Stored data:
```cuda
template <int BLOCK_N, int EPI = kEpiGeneric>
__global__ void __launch_bounds__(512, 1) conv_gemm_kernel(const __grid_constant__ ConvGemmParams p) {
  static_assert(BLOCK_N == 64 || BLOCK_N == 128, "64- or 128-column tiles");
  using Cfg = ConvGemmCfg<BLOCK_N>;
  constexpr int STAGES = Cfg::STAGES;
  constexpr int IMGS = Cfg::IMGS;
  extern __shared__ uint8_t smem_raw[];
  uint8_t* smem = reinterpret_cast<uint8_t*>((reinterpret_cast<uintptr_t>(smem_raw) + 1023) & ~uintptr_t(1023));
  uint8_t* stage_base = smem;
  uint8_t* staging = smem + STAGES * Cfg::STAGE_BYTES;
  uint8_t* img = staging + Cfg::STAGING_BYTES;
  uint64_t* bars = reinterpret_cast<uint64_t*>(img + IMGS * Cfg::IMG_BYTES);
  uint64_t* full_bar = bars;
  uint64_t* empty_bar = bars + STAGES;
  uint64_t* img_full = bars + 2 * STAGES;
  uint64_t* img_empty = bars + 2 * STAGES + IMGS;

  const int warp_idx = threadIdx.x >> 5;
  const int lane = threadIdx.x & 31;
  const int m_tiles = p.tiles1 * p.tiles2 * p.tiles3;
  const int num_tiles = m_tiles * p.n_tiles;
  const int num_kb = p.var_taps ? p.kb_total : p.num_taps * p.k_blocks_per_tap;

  if (warp_idx == 0 && lane == 0) {
    for (int i = 0; i < 4; ++i) tma_prefetch_desc(&p.a_maps[i]);
    tma_prefetch_desc(&p.b_map);
    tma_prefetch_desc(&p.d_map);
    for (int i = 0; i < STAGES; ++i) {
      mbar_init(&full_bar[i], 1);
      mbar_init(&empty_bar[i], 2);
    }
    for (int i = 0; i < IMGS; ++i) {
      mbar_init(&img_full[i], 8);
      mbar_init(&img_empty[i], Cfg::EPI_WARPS);
    }
    fence_mbar_init();
  }
  __syncthreads();
  pdl_wait();

  if (warp_idx < 4) {
    setmaxnreg_dec<40>();
    if (warp_idx == 0 && lane == 0) {
      int stage = 0;
      uint32_t phase = 0;
      CPROF_DECL(2)
      for (int tile = blockIdx.x; tile < num_tiles; tile += gridDim.x) {
        const int n_tile = tile % p.n_tiles;
        const int m_tile = tile / p.n_tiles;
        const int t1 = m_tile % p.tiles1;
        const int t2 = (m_tile / p.tiles1) % p.tiles2;
        const int t3 = m_tile / (p.tiles1 * p.tiles2);
        const int c1 = t1 * p.box1, c2 = t2 * p.box2, c3 = t3 * p.box3;
        int tap = 0, cb = 0;
        int kb_in_tap = p.var_taps ? p.tap_kb[0] : p.k_blocks_per_tap;
        for (int kb = 0; kb < num_kb; ++kb, ++cb) {
          if (cb == kb_in_tap) {
            cb = 0;
            ++tap;
            if (p.var_taps) kb_in_tap = p.tap_kb[tap];
          }
          const int wk = p.var_taps ? p.tap_k0[tap] + cb * 64 : p.tap_w[tap] * p.k_per_tap + cb * 64;
          CPROF_TICK(1)
          mbar_wait_backoff(&empty_bar[stage], phase ^ 1);
          CPROF_TICK(0)
          uint8_t* a_dst = stage_base + stage * Cfg::STAGE_BYTES;
          uint8_t* b_dst = a_dst + Cfg::A_BYTES;
          mbar_expect_tx(&full_bar[stage], Cfg::STAGE_BYTES);
          tma_load_4d(a_dst, &p.a_maps[p.tap_map[tap]], &full_bar[stage], p.chan_window ? n_tile * BLOCK_N : cb * 64, c1 + p.tap_o1[tap],
                      c2 + p.tap_o2[tap], c3);
          tma_load_2d(b_dst, &p.b_map, &full_bar[stage], wk, n_tile * BLOCK_N);
          if (++stage == STAGES) {
            stage = 0;
            phase ^= 1;
          }
        }
      }
#ifdef CONV_PROFILE
      if (blockIdx.x == 0) {
        const int nt = (num_tiles - 1) / gridDim.x + 1;
        printf("conv producer: wait_empty %lld issue %lld  (cycles/tile, %d tiles, %d k-blocks)\n", cp_t[0] / nt, cp_t[1] / nt, nt, num_kb);
      }
#endif
    }
  } else if (warp_idx < 12) {
    setmaxnreg_dec<112>();
    const int wg = (warp_idx - 4) >> 2;
    const uint64_t desc_a0 = make_smem_desc_sw128(smem_u32(stage_base) + wg * 8192, p.desc_lbo, p.desc_sbo);
    const uint64_t desc_b0 = make_smem_desc_sw128(smem_u32(stage_base) + Cfg::A_BYTES, p.desc_lbo, p.desc_sbo);
    int stage = 0;
    uint32_t phase = 0;
    int it = 0;
    CPROF_DECL(3)
    for (int tile = blockIdx.x; tile < num_tiles; tile += gridDim.x, ++it) {
      float acc[BLOCK_N / 2];
#pragma unroll
      for (int i = 0; i < BLOCK_N / 2; ++i) acc[i] = 0.f;
      int prev = -1;
      CPROF_TICK(2)
      for (int kb = 0; kb < num_kb; ++kb) {
        mbar_wait(&full_bar[stage], phase);
        wgmma_fence();
        const uint64_t soff = static_cast<uint64_t>(stage) * (Cfg::STAGE_BYTES >> 4);
        const uint64_t da = desc_a0 + soff, db = desc_b0 + soff;
#pragma unroll
        for (int k = 0; k < 4; ++k) Wgmma<BLOCK_N, 0, 0>::mma(acc, da + 2 * k, db + 2 * k, 1u);
        wgmma_commit();
        wgmma_wait<1>();
        if (prev >= 0 && (threadIdx.x & 127) == 0) mbar_arrive(&empty_bar[prev]);
        prev = stage;
        if (++stage == STAGES) {
          stage = 0;
          phase ^= 1;
        }
      }
      wgmma_wait<0>();
      wgmma_reg_fence(acc);
      if ((threadIdx.x & 127) == 0) mbar_arrive(&empty_bar[prev]);
      CPROF_TICK(0)
      const int b = IMGS == 1 ? 0 : it % IMGS;
      mbar_wait(&img_empty[b], ((it / IMGS) & 1) ^ 1);
      CPROF_TICK(1)
      acc_to_img<BLOCK_N>(acc, smem_u32(img + b * Cfg::IMG_BYTES), BLOCK_N, 64 * wg, 0);
      __syncwarp();
      if (lane == 0) mbar_arrive(&img_full[b]);
    }
#ifdef CONV_PROFILE
    if (blockIdx.x == 0 && lane == 0 && (warp_idx & 3) == 0) {
      const int nt = (num_tiles - 1) / gridDim.x + 1;
      printf("conv mma wg %d: main loop %lld wait img_empty %lld acc->img %lld  (cycles/tile)\n", wg, cp_t[0] / nt, cp_t[1] / nt,
             cp_t[2] / nt);
    }
#endif
  } else {
    setmaxnreg_inc<248>();
    const int q = warp_idx - 12;
    const int row = q * 32 + lane;
    const uint32_t stage_s = smem_u32(staging + q * 2 * Cfg::SLAB_BYTES);
    const uint32_t row_s = lane * 128;
    const uint32_t sw = (lane & 7) << 4;
    uint32_t stat_off[8];
#pragma unroll
    for (int m = 0; m < 8; ++m) stat_off[m] = m * 128 + ((((lane >> 2) ^ m) << 4) | ((lane & 3) << 2));
    constexpr bool G = EPI < 0;
    constexpr bool kAffine = !G && (EPI & kEpiAffine) != 0;
    constexpr bool kBnMask = !G && (EPI & kEpiBnMask) != 0;
    constexpr bool kMask = !G && (EPI & (kEpiMask | kEpiBnMask)) != 0;
    const int N = p.N;
    const float* const bias = (!kAffine && (G || (EPI & kEpiBias))) ? p.bias : nullptr;
    const float* const colscale = (!kAffine && (G || (EPI & kEpiColscale))) ? p.colscale : nullptr;
    const int act_bits = G ? p.act : ((EPI >> kEpiActShift) & 3);
// ... 379 lines not shown
```

deeplearning_b200/csrc/wgmma.cuh:

```cuda
#pragma once
#include <stdint.h>

namespace b200 {

template <int N, int TA, int TB>
struct Wgmma;

template <int TA, int TB>
struct Wgmma<16, TA, TB> {
  static __device__ __forceinline__ void mma(float (&d)[8], uint64_t da, uint64_t db, uint32_t accumulate) {
    asm volatile(
        "{\n.reg .pred p;\n"
        "setp.ne.b32 p, %10, 0;\n"
        "wgmma.mma_async.sync.aligned.m64n16k16.f32.bf16.bf16 "
        "{%0, %1, %2, %3, %4, %5, %6, %7}, "
        "%8, %9, p, 1, 1, %11, %12;\n}\n"
        : "+f"(d[0]), "+f"(d[1]), "+f"(d[2]), "+f"(d[3]), "+f"(d[4]), "+f"(d[5]), "+f"(d[6]), "+f"(d[7])
        : "l"(da), "l"(db), "r"(accumulate), "n"(TA), "n"(TB));
  }
};
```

Required action
From the entries above, pull out each line that includes "prev".

Answer box
      int prev = -1;
        if (prev >= 0 && (threadIdx.x & 127) == 0) mbar_arrive(&empty_bar[prev]);
        prev = stage;
      if ((threadIdx.x & 127) == 0) mbar_arrive(&empty_bar[prev]);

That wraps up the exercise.